[[ SOURCE MATERIAL open ]]

# rhiestan/Regard3D

Measured on NVIDIA H100. Metric: matched_image_pairs_per_sec_exhaustive, higher is better.
Workload: dtype u8

## Files before the change

regard3d_b200/csrc/k_l2_candidates.cu:

```cuda
#include "r3d_internal.cuh"
#include "tc_ptx.cuh"

namespace r3d {

using namespace tcx;

namespace {

constexpr int kMaxStages = 8;
constexpr uint32_t kTileN = 256;
constexpr uint32_t kStageBytes = 2 * kBoxBytes;
constexpr uint32_t kNormBytes = kTileN * 4;
constexpr uint32_t kConsumersF16 = kTileRows / 64;
constexpr uint32_t kConsumersU8 = kSuperRows / 64;
constexpr size_t kSmemOptIn = 232448;
static_assert(kChunk == 8, "the epilogue reduces one 8-column block of the wgmma accumulator per chunk");

__device__ __forceinline__ float quad_min4(float p0, float p1, float p2, float p3, uint32_t q) {
  const bool b1 = (q & 2u) != 0, b0 = (q & 1u) != 0;
  const float k0 = fminf(b1 ? p2 : p0, __shfl_xor_sync(0xffffffffu, b1 ? p0 : p2, 2));
  const float k1 = fminf(b1 ? p3 : p1, __shfl_xor_sync(0xffffffffu, b1 ? p1 : p3, 2));
  return fminf(b0 ? k1 : k0, __shfl_xor_sync(0xffffffffu, b0 ? k0 : k1, 1));
}

__device__ __forceinline__ int32_t min8(const int32_t (&v)[8]) {
  return __vimin3_s32(__vimin3_s32(v[0], v[1], v[2]), __vimin3_s32(v[3], v[4], v[5]), min(v[6], v[7]));
}

__device__ __forceinline__ float chunk_key(int32_t m, int32_t qn, uint32_t cid, uint32_t keep_mask) {
  return __uint_as_float((__float_as_uint((float)(m + qn)) & keep_mask) | cid);
}

__device__ __forceinline__ int32_t bracket_bound(float kmax, uint32_t keep_mask, int32_t qn) {
  const float f = __uint_as_float((__float_as_uint(kmax) & keep_mask) - keep_mask);
  return __float2int_ru(f) - 1 - qn;
}

__device__ __forceinline__ void merge_keys(float (&key)[kNumKeys], int d) {
  float y[kNumKeys];
#pragma unroll
  for (int i = 0; i < kNumKeys; ++i) y[i] = __shfl_xor_sync(0xffffffffu, key[i], d);
#pragma unroll
  for (int i = 0; i < kNumKeys; ++i) {
    float x = y[i];
#pragma unroll
    for (int j = 0; j < kNumKeys - 1; ++j) {
      const float hi = fmaxf(key[j], x);
      key[j] = fminf(key[j], x);
      x = hi;
    }
    key[kNumKeys - 1] = fminf(key[kNumKeys - 1], x);
  }
}

}

template <bool kU8, uint32_t kConsumers, uint32_t kKSteps>
__global__ void __launch_bounds__(128 * (kConsumers + 1), 1)
k_l2_candidates(const CUtensorMap* __restrict__ tmapQ, const CUtensorMap* __restrict__ tmapD,
                const PairDesc* __restrict__ pairs, const WorkItem* __restrict__ items, uint32_t n_items,
                uint32_t* __restrict__ keys_out, uint32_t nkb, uint32_t ksteps, uint32_t n_stages, uint32_t n_qbuf) {
  static_assert(kConsumers == 2 || (kU8 && kConsumers == 4), "fp16: 2 consumers; u8: 2 or 4");
  static_assert(kU8 ? (kKSteps >= 1 && kKSteps <= 8) : kKSteps == 0, "u8: 1 .. 8 k32 steps (D <= 256); fp16: 0");
  constexpr uint32_t kBoxCols = kU8 ? 128u : (uint32_t)kKBlock;
  constexpr uint32_t kQBoxes = kConsumers / 2;
  constexpr uint32_t kBlockRows = kQBoxes * kTileRows;
  constexpr uint32_t kConsumerWarps = 4 * kConsumers;
  constexpr uint32_t kProducerRegs = kConsumers == 4 ? 24u : 40u;
  constexpr uint32_t kConsumerRegs = kConsumers == 4 ? 112u : 232u;
  extern __shared__ unsigned char smem_raw[];
  const uint32_t base = (smem_u32(smem_raw) + 1023u) & ~1023u;
  const uint32_t q_base = base;
  const uint32_t q_bytes = kQBoxes * nkb * kBoxBytes;
  const uint32_t d_base = q_base + n_qbuf * q_bytes;
  const uint32_t n_base = d_base + n_stages * kStageBytes;
  const uint32_t bar_full = n_base + (kU8 ? n_stages * kNormBytes : 0u);
  const uint32_t bar_empty = bar_full + 8 * kMaxStages;
  const uint32_t bar_qfull = bar_empty + 8 * kMaxStages;
  const uint32_t bar_qempty = bar_qfull + 16;

  const uint32_t warp = threadIdx.x >> 5;
  const uint32_t lane = threadIdx.x & 31u;
  const uint32_t wg = threadIdx.x >> 7;

  if (threadIdx.x == 0) {
    for (uint32_t s = 0; s < (uint32_t)kMaxStages; ++s) {
      mbar_init(bar_full + 8 * s, 1);
      mbar_init(bar_empty + 8 * s, kConsumerWarps);
    }
    for (uint32_t qb = 0; qb < 2; ++qb) {
      mbar_init(bar_qfull + 8 * qb, 1);
      mbar_init(bar_qempty + 8 * qb, kConsumerWarps);
    }
    fence_barrier_init();
  }
  __syncthreads();

  if (wg == 0) {
    setmaxnreg_dec<kProducerRegs>();
    if (warp != 0) return;
    uint32_t stage = 0, phase = 0, qi = 0;
    for (uint32_t it = blockIdx.x; it < n_items; it += gridDim.x, ++qi) {
      const WorkItem wi = items[it];
      const PairDesc pd = pairs[wi.pair];
      const CUtensorMap* mq = tmapQ + pd.slotJ;
      const CUtensorMap* md = tmapD + pd.slotI;
      const uint32_t ntiles = pd.nI_pad / kTileN;
      const uint32_t qb = n_qbuf == 2 ? (qi & 1u) : 0u;
      const uint32_t quse = n_qbuf == 2 ? (qi >> 1) : qi;
      mbar_wait(bar_qempty + 8 * qb, (quse & 1u) ^ 1u);
      if (elect_one()) {
        mbar_arrive_expect_tx(bar_qfull + 8 * qb, q_bytes);
#pragma unroll
        for (uint32_t b = 0; b < kQBoxes; ++b)
          for (uint32_t kb = 0; kb < nkb; ++kb)
            tma_load_2d(q_base + qb * q_bytes + (b * nkb + kb) * kBoxBytes, mq, (int)(kb * kBoxCols),
                        (int)(wi.sb * kBlockRows + b * kTileRows), bar_qfull + 8 * qb);
      }
      __syncwarp();
      for (uint32_t t = 0; t < ntiles; ++t) {
        for (uint32_t kb = 0; kb < nkb; ++kb) {
          mbar_wait(bar_empty + 8 * stage, phase ^ 1u);
          if (elect_one()) {
            const uint32_t dst = d_base + stage * kStageBytes;
            const bool norms = kU8 && kb == 0;
            mbar_arrive_expect_tx(bar_full + 8 * stage, kStageBytes + (norms ? kNormBytes : 0u));
            if constexpr (kU8) {
              constexpr uint32_t kGroupsPerBox = kTileRows / kGroupRows;
              tma_load_5d(dst, md, (int)(kb * kBoxCols), 0, 0, 0, (int)(t * 2 * kGroupsPerBox), bar_full + 8 * stage);
              tma_load_5d(dst + kBoxBytes, md, (int)(kb * kBoxCols), 0, 0, 0, (int)(t * 2 * kGroupsPerBox + kGroupsPerBox),
                          bar_full + 8 * stage);
            } else {
              tma_load_2d(dst, md, (int)(kb * kBoxCols), (int)(t * kTileN), bar_full + 8 * stage);
              tma_load_2d(dst + kBoxBytes, md, (int)(kb * kBoxCols), (int)(t * kTileN + kTileRows), bar_full + 8 * stage);
            }
            if (norms) bulk_load(n_base + stage * kNormBytes, pd.normI + t * kTileN, kNormBytes, bar_full + 8 * stage);
          }
          __syncwarp();
          if (++stage == n_stages) { stage = 0; phase ^= 1u; }
        }
      }
    }
    return;
  }

  setmaxnreg_inc<kConsumerRegs>();
  const uint32_t cw = wg - 1u;
  const uint32_t q = lane & 3u;
  const uint32_t row0 = cw * 64u + (warp & 3u) * 16u + (lane >> 2);
  uint32_t stage = 0, phase = 0, qi = 0;
  for (uint32_t it = blockIdx.x; it < n_items; it += gridDim.x, ++qi) {
    const WorkItem wi = items[it];
    const PairDesc pd = pairs[wi.pair];
    const uint32_t ntiles = pd.nI_pad / kTileN;
    const uint32_t qb = n_qbuf == 2 ? (qi & 1u) : 0u;
    const uint32_t qf = (n_qbuf == 2 ? (qi >> 1) : qi) & 1u;
    const uint32_t keep_mask = ~((1u << pd.chunk_bits) - 1u);
    float key0[kNumKeys], key1[kNumKeys];
#pragma unroll
    for (int i = 0; i < kNumKeys; ++i) key0[i] = key1[i] = __uint_as_float(kKeySentinel);
    const uint32_t a_base = q_base + qb * q_bytes +
                            (kQBoxes == 1 ? cw * (kBoxBytes / 2) : (cw >> 1) * nkb * kBoxBytes + (cw & 1u) * (kBoxBytes / 2));
    if constexpr (kU8) {
      const int32_t qn0 = __ldg(pd.normJ + wi.sb * kBlockRows + row0);
      const int32_t qn1 = __ldg(pd.normJ + wi.sb * kBlockRows + row0 + 8u);
      int32_t acc[64];
      constexpr uint32_t kNkb = (kKSteps + 3) / 4;
      auto issue = [&](uint32_t h, uint32_t s0) {
        wgmma_fence();
        uint32_t s = s0;
#pragma unroll
        for (uint32_t kb = 0; kb < kNkb; ++kb) {
          const uint32_t a_lo = desc_lo(a_base + kb * kBoxBytes);
          const uint32_t b_lo = desc_lo(d_base + s * kStageBytes + h * kBoxBytes);
#pragma unroll
          for (uint32_t k = 0; k < 4 && 4 * kb + k < kKSteps; ++k)
            wgmma_m64n128k32_u8(acc, make_desc(a_lo + 2 * k), make_desc(b_lo + 2 * k), (kb | k) != 0u ? 1u : 0u);
          if (kb + 1 < kNkb && ++s == n_stages) s = 0;
        }
        wgmma_commit();
      };
      auto reduce = [&](uint32_t t, uint32_t h, uint32_t s0) {
        const int32_t* nrm = (const int32_t*)(smem_raw + (n_base + s0 * kNormBytes - smem_u32(smem_raw))) + h * 128u + 8u * q;
        const uint32_t chunk0 = t * (kTileN / kChunk) + h * (kTileN / 2 / kChunk) + q;
        const int32_t b0 = bracket_bound(key0[kNumKeys - 1], keep_mask, qn0);
        const int32_t b1 = bracket_bound(key1[kNumKeys - 1], keep_mask, qn1);
        int32_t m0[4], m1[4];
        uint32_t p0 = 0, p1 = 0;
#pragma unroll
        for (uint32_t g = 0; g < 4; ++g) {
          const int4 na = *(const int4*)(nrm + kGroupRows * g);
          const int4 nb = *(const int4*)(nrm + kGroupRows * g + 4);
          const int32_t* a = acc + 16 * g;
          const int32_t d0[8] = {na.x - 2 * a[0], na.y - 2 * a[1], na.z - 2 * a[4], na.w - 2 * a[5],
                                 nb.x - 2 * a[8], nb.y - 2 * a[9], nb.z - 2 * a[12], nb.w - 2 * a[13]};
          const int32_t d1[8] = {na.x - 2 * a[2], na.y - 2 * a[3], na.z - 2 * a[6], na.w - 2 * a[7],
                                 nb.x - 2 * a[10], nb.y - 2 * a[11], nb.z - 2 * a[14], nb.w - 2 * a[15]};
          m0[g] = min8(d0);
          m1[g] = min8(d1);
          p0 |= (m0[g] <= b0 ? 1u : 0u) << g;
          p1 |= (m1[g] <= b1 ? 1u : 0u) << g;
        }
        while (__any_sync(0xffffffffu, (p0 | p1) != 0u)) {
          int32_t y0 = 0, y1 = 0;
          uint32_t g0 = 0, g1 = 0;
#pragma unroll
          for (int g = 3; g >= 0; --g) {
            if (p0 & (1u << g)) { y0 = m0[g]; g0 = g; }
            if (p1 & (1u << g)) { y1 = m1[g]; g1 = g; }
          }
          const float x0 = p0 != 0u ? chunk_key(y0, qn0, chunk0 + 4 * g0, keep_mask) : __uint_as_float(kKeySentinel);
          const float x1 = p1 != 0u ? chunk_key(y1, qn1, chunk0 + 4 * g1, keep_mask) : __uint_as_float(kKeySentinel);
          p0 &= p0 - 1u;
          p1 &= p1 - 1u;
          key_insert_packed(x0, key0);
          key_insert_packed(x1, key1);
        }
      };
      mbar_wait(bar_qfull + 8 * qb, qf);
      for (uint32_t t = 0; t < ntiles; ++t) {
        const uint32_t s_t = stage;
#pragma unroll
        for (uint32_t kb = 0; kb < kNkb; ++kb) {
          mbar_wait(bar_full + 8 * stage, phase);
          if (++stage == n_stages) { stage = 0; phase ^= 1u; }
        }
#pragma unroll
        for (uint32_t h = 0; h < 2; ++h) {
          issue(h, s_t);
          wgmma_wait<0>();
          wgmma_fence_operand(acc);
          if (h == 1 && t + 1 == ntiles && lane == 0) mbar_arrive(bar_qempty + 8 * qb);
          reduce(t, h, s_t);
        }
        __syncwarp();
        if (lane == 0)
#pragma unroll
          for (uint32_t kb = 0, s = s_t; kb < kNkb; ++kb) {
            mbar_arrive(bar_empty + 8 * s);
            if (++s == n_stages) s = 0;
          }
      }
    } else {
      float acc[128];
      mbar_wait(bar_qfull + 8 * qb, qf);
      for (uint32_t t = 0; t < ntiles; ++t) {
        uint32_t ks_left = ksteps, prev = 0;
        for (uint32_t kb = 0; kb < nkb; ++kb) {
          mbar_wait(bar_full + 8 * stage, phase);
          wgmma_fence();
          const uint32_t a_lo = desc_lo(a_base + kb * kBoxBytes);
          const uint32_t b_lo = desc_lo(d_base + stage * kStageBytes);
          const uint32_t ks_here = ks_left < 4u ? ks_left : 4u;
#pragma unroll
          for (uint32_t k = 0; k < 4; ++k) {
            if (k < ks_here) wgmma_m64n256k16(acc, make_desc(a_lo + 2 * k), make_desc(b_lo + 2 * k), (kb | k) != 0u ? 1u : 0u);
          }
          wgmma_commit();
          if (kb > 0) {
            wgmma_wait<1>();
            if (lane == 0) mbar_arrive(bar_empty + 8 * prev);
          }
          prev = stage;
          ks_left -= ks_here;
          if (++stage == n_stages) { stage = 0; phase ^= 1u; }
        }
        wgmma_wait<0>();
        wgmma_fence_operand(acc);
        if (lane == 0) {
          mbar_arrive(bar_empty + 8 * prev);
          if (t + 1 == ntiles) mbar_arrive(bar_qempty + 8 * qb);
        }
        const uint32_t chunk0 = t * (kTileN / kChunk);
#pragma unroll
        for (uint32_t g = 0; g < 8; ++g) {
          const float* a = acc + 16 * g;
          const float m0 = quad_min4(fminf(a[0], a[1]), fminf(a[4], a[5]), fminf(a[8], a[9]), fminf(a[12], a[13]), q);
          const float m1 = quad_min4(fminf(a[2], a[3]), fminf(a[6], a[7]), fminf(a[10], a[11]), fminf(a[14], a[15]), q);
          key_insert<true>(m0, chunk0 + 4 * g + q, keep_mask, key0);
          key_insert<true>(m1, chunk0 + 4 * g + q, keep_mask, key1);
        }
      }
    }
    merge_keys(key0, 1);
    merge_keys(key0, 2);
    merge_keys(key1, 1);
    merge_keys(key1, 2);
    if (q < 2) {
      float k[kNumKeys];
#pragma unroll
      for (int i = 0; i < kNumKeys; ++i) k[i] = q == 0 ? key0[i] : key1[i];
      const uint32_t row = wi.sb * kBlockRows + row0 + 8u * q;
      uint4 o0, o1;
      o0.x = __float_as_uint(k[0]); o0.y = __float_as_uint(k[1]);
      o0.z = __float_as_uint(k[2]); o0.w = __float_as_uint(k[3]);
      o1.x = __float_as_uint(k[4]); o1.y = __float_as_uint(k[5]);
      o1.z = kKeySentinel; o1.w = kKeySentinel;
      uint4* dst = (uint4*)keys_out + (size_t)(pd.q_ofs + row) * (kKeyStride / 4);
      dst[0] = o0;
      dst[1] = o1;
    }
  }
}

static int ring_stages(uint32_t q_bytes, int n_qbuf, uint32_t stage_bytes) {
  const size_t fixed = 1024 + 8 * (2 * kMaxStages + 4) + (size_t)n_qbuf * q_bytes;
  const int stages = (int)((kSmemOptIn - fixed) / stage_bytes);
  return stages > kMaxStages ? kMaxStages : stages;
}

int launch_l2_candidates(r3d_ctx* ctx, DeviceWorker& w, const PairDesc* d_pairs, const WorkItem* d_items,
                         uint32_t n_items, uint32_t* d_keys, int dtype, uint32_t dim) {
  if (n_items == 0) return R3D_OK;
  const bool u8 = int_operand(dtype, dim);
  const int nkb = u8 ? ((int)dim + 127) / 128 : (operand_cols((int)dim) + kKBlock - 1) / kKBlock;
  const int ksteps = u8 ? ((int)dim + 31) / 32 : operand_ksteps((int)dim);
  if (nkb > kMaxKBlocks) return fail(ctx, R3D_ERR_UNSUPPORTED, "descriptor dimension too large for the tensor-core path");
  const uint32_t consumers = u8 ? kConsumersU8 : kConsumersF16;
  const uint32_t stage_bytes = kStageBytes + (u8 ? kNormBytes : 0u);
  const uint32_t q_bytes = consumers / 2 * nkb * kBoxBytes;
  const int min_stages = u8 ? 2 * nkb : 3;
  const int n_qbuf = ring_stages(q_bytes, 2, stage_bytes) >= min_stages ? 2 : 1;
  const int stages = ring_stages(q_bytes, n_qbuf, stage_bytes);
  const size_t smem = 1024 + (size_t)n_qbuf * q_bytes + (size_t)stages * stage_bytes + 8 * (2 * kMaxStages + 4);
  using Kernel = decltype(&k_l2_candidates<false, kConsumersF16, 0>);
  static const Kernel kU8Kernels[8] = {
      k_l2_candidates<true, kConsumersU8, 1>, k_l2_candidates<true, kConsumersU8, 2>, k_l2_candidates<true, kConsumersU8, 3>,
      k_l2_candidates<true, kConsumersU8, 4>, k_l2_candidates<true, kConsumersU8, 5>, k_l2_candidates<true, kConsumersU8, 6>,
      k_l2_candidates<true, kConsumersU8, 7>, k_l2_candidates<true, kConsumersU8, 8>};
  const Kernel kern = u8 ? kU8Kernels[ksteps - 1] : k_l2_candidates<false, kConsumersF16, 0>;
  R3D_CUDA_TRY(ctx, cudaFuncSetAttribute(kern, cudaFuncAttributeMaxDynamicSharedMemorySize, (int)smem));
  const uint32_t grid = n_items < (uint32_t)w.sm_count ? n_items : (uint32_t)w.sm_count;
  kern<<<grid, 128 * (consumers + 1), smem, w.stream>>>((const CUtensorMap*)w.d_tmapQ, (const CUtensorMap*)w.d_tmapD, d_pairs, d_items,
                                           n_items, d_keys, (uint32_t)nkb, (uint32_t)ksteps, (uint32_t)stages,
                                           (uint32_t)n_qbuf);
  R3D_CUDA_TRY(ctx, cudaGetLastError());
  return R3D_OK;
}

}
```

Measured before the change: 8026.

## Overlap u8 wgmma issue with key insertion of previous half-tile

New measurement: 8814 (median of 6 runs). +9.8%, better.

```diff
diff --git a/regard3d_b200/csrc/k_l2_candidates.cu b/regard3d_b200/csrc/k_l2_candidates.cu
--- a/regard3d_b200/csrc/k_l2_candidates.cu
+++ b/regard3d_b200/csrc/k_l2_candidates.cu
@@ -180,13 +180,13 @@
         }
         wgmma_commit();
       };
-      auto reduce = [&](uint32_t t, uint32_t h, uint32_t s0) {
+      int32_t m0[4], m1[4];
+      uint32_t p0, p1;
+      auto take_minima = [&](uint32_t h, uint32_t s0) {
         const int32_t* nrm = (const int32_t*)(smem_raw + (n_base + s0 * kNormBytes - smem_u32(smem_raw))) + h * 128u + 8u * q;
-        const uint32_t chunk0 = t * (kTileN / kChunk) + h * (kTileN / 2 / kChunk) + q;
         const int32_t b0 = bracket_bound(key0[kNumKeys - 1], keep_mask, qn0);
         const int32_t b1 = bracket_bound(key1[kNumKeys - 1], keep_mask, qn1);
-        int32_t m0[4], m1[4];
-        uint32_t p0 = 0, p1 = 0;
+        p0 = p1 = 0;
 #pragma unroll
         for (uint32_t g = 0; g < 4; ++g) {
           const int4 na = *(const int4*)(nrm + kGroupRows * g);
@@ -201,6 +201,9 @@
           p0 |= (m0[g] <= b0 ? 1u : 0u) << g;
           p1 |= (m1[g] <= b1 ? 1u : 0u) << g;
         }
+      };
+      auto insert = [&](uint32_t t, uint32_t h) {
+        const uint32_t chunk0 = t * (kTileN / kChunk) + h * (kTileN / 2 / kChunk) + q;
         while (__any_sync(0xffffffffu, (p0 | p1) != 0u)) {
           int32_t y0 = 0, y1 = 0;
           uint32_t g0 = 0, g1 = 0;
@@ -217,22 +220,29 @@
           key_insert_packed(x1, key1);
         }
       };
-      mbar_wait(bar_qfull + 8 * qb, qf);
-      for (uint32_t t = 0; t < ntiles; ++t) {
-        const uint32_t s_t = stage;
+      auto wait_tile = [&]() {
+        const uint32_t s0 = stage;
 #pragma unroll
         for (uint32_t kb = 0; kb < kNkb; ++kb) {
           mbar_wait(bar_full + 8 * stage, phase);
           if (++stage == n_stages) { stage = 0; phase ^= 1u; }
         }
-#pragma unroll
-        for (uint32_t h = 0; h < 2; ++h) {
-          issue(h, s_t);
-          wgmma_wait<0>();
-          wgmma_fence_operand(acc);
-          if (h == 1 && t + 1 == ntiles && lane == 0) mbar_arrive(bar_qempty + 8 * qb);
-          reduce(t, h, s_t);
-        }
+        return s0;
+      };
+      auto mma_done = [&]() {
+        wgmma_wait<0>();
+        wgmma_fence_operand(acc);
+      };
+      mbar_wait(bar_qfull + 8 * qb, qf);
+      uint32_t s_t = wait_tile();
+      issue(0, s_t);
+      mma_done();
+      take_minima(0, s_t);
+      for (uint32_t t = 0;; ++t) {
+        issue(1, s_t);
+        insert(t, 0);
+        mma_done();
+        take_minima(1, s_t);
         __syncwarp();
         if (lane == 0)
 #pragma unroll
@@ -240,6 +250,16 @@
             mbar_arrive(bar_empty + 8 * s);
             if (++s == n_stages) s = 0;
           }
+        if (t + 1 == ntiles) {
+          if (lane == 0) mbar_arrive(bar_qempty + 8 * qb);
+          insert(t, 1);
+          break;
+        }
+        s_t = wait_tile();
+        issue(0, s_t);
+        insert(t, 1);
+        mma_done();
+        take_minima(0, s_t);
       }
     } else {
       float acc[128];
```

[[ SOURCE MATERIAL closed ]]

*EXERCISE*: Count up the lines above that include the string "gridDim" and report nothing but that number.

*ANSWER TO THE EXERCISE*: 2